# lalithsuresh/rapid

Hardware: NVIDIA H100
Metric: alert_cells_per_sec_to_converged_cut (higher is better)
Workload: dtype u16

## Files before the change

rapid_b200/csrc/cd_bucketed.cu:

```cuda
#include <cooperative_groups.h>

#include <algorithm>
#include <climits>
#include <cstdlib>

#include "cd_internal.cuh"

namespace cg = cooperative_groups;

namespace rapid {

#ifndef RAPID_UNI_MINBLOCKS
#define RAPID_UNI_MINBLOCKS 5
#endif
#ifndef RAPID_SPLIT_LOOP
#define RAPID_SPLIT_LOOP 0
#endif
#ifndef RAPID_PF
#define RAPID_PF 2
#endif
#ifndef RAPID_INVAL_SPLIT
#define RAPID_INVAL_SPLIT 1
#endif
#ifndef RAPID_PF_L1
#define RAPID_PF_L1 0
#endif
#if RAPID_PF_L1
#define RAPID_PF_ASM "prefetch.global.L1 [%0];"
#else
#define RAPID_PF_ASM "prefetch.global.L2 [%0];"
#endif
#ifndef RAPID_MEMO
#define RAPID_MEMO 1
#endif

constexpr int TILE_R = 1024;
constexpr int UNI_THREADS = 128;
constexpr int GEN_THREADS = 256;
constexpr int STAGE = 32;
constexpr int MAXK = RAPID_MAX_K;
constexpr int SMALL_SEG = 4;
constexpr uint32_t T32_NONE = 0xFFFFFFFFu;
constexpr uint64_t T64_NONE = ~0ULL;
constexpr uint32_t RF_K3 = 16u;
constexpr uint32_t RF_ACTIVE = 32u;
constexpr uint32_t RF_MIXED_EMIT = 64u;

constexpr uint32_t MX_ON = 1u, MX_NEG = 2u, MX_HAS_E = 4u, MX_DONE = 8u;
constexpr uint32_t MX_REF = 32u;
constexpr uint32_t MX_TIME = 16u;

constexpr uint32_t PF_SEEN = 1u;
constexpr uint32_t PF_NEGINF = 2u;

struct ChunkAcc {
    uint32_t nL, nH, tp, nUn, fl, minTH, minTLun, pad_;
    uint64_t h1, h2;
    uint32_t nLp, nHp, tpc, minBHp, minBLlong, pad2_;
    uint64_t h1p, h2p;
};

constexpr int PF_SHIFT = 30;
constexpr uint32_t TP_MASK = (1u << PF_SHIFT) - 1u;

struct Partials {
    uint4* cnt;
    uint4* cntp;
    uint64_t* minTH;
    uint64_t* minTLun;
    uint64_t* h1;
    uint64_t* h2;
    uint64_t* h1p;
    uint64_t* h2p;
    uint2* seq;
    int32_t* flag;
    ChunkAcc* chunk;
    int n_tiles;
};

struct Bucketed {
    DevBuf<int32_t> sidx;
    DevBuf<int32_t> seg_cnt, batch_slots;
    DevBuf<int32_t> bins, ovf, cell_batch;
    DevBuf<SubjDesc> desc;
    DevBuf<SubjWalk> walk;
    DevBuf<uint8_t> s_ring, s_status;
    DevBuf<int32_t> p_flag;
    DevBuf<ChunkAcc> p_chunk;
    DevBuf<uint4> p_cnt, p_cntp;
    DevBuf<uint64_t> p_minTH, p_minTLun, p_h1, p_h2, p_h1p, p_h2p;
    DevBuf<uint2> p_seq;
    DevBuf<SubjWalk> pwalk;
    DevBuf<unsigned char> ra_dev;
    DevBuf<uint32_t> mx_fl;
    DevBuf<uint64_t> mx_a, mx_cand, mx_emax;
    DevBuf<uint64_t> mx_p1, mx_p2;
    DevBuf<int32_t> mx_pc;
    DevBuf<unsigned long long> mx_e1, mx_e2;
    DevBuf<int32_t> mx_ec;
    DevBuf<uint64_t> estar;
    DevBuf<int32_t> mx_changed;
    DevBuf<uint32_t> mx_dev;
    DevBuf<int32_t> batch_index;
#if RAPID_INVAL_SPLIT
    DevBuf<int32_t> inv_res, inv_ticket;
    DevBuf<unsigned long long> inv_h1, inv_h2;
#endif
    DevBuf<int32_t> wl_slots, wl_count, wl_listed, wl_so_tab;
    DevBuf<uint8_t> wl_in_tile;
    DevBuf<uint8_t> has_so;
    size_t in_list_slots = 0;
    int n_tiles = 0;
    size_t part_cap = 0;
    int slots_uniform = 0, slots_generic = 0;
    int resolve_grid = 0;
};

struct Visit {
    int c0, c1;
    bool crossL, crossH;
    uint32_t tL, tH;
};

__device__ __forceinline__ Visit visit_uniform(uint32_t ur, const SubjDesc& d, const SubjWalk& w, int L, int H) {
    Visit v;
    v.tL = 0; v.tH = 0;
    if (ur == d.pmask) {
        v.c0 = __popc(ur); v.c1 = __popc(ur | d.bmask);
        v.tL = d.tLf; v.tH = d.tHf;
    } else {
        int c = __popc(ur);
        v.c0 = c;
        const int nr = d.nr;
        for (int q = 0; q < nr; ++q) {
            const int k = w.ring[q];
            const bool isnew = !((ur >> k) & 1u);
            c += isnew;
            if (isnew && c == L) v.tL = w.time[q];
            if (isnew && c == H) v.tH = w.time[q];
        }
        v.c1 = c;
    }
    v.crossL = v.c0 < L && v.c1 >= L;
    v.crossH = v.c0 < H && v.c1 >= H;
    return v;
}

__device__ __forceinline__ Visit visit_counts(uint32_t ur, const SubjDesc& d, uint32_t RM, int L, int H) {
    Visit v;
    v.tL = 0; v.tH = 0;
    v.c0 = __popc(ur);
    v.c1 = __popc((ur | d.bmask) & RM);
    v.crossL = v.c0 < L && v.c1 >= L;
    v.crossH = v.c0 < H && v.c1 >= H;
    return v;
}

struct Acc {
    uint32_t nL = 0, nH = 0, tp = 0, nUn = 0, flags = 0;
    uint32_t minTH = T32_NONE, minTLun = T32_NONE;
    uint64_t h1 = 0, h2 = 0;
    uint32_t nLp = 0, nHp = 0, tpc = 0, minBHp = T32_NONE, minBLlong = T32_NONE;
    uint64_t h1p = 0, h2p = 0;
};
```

• _Your assignment_: A single number is the whole answer: how many lines in the data above hold the string "SubjDesc".

• _Task result_: 3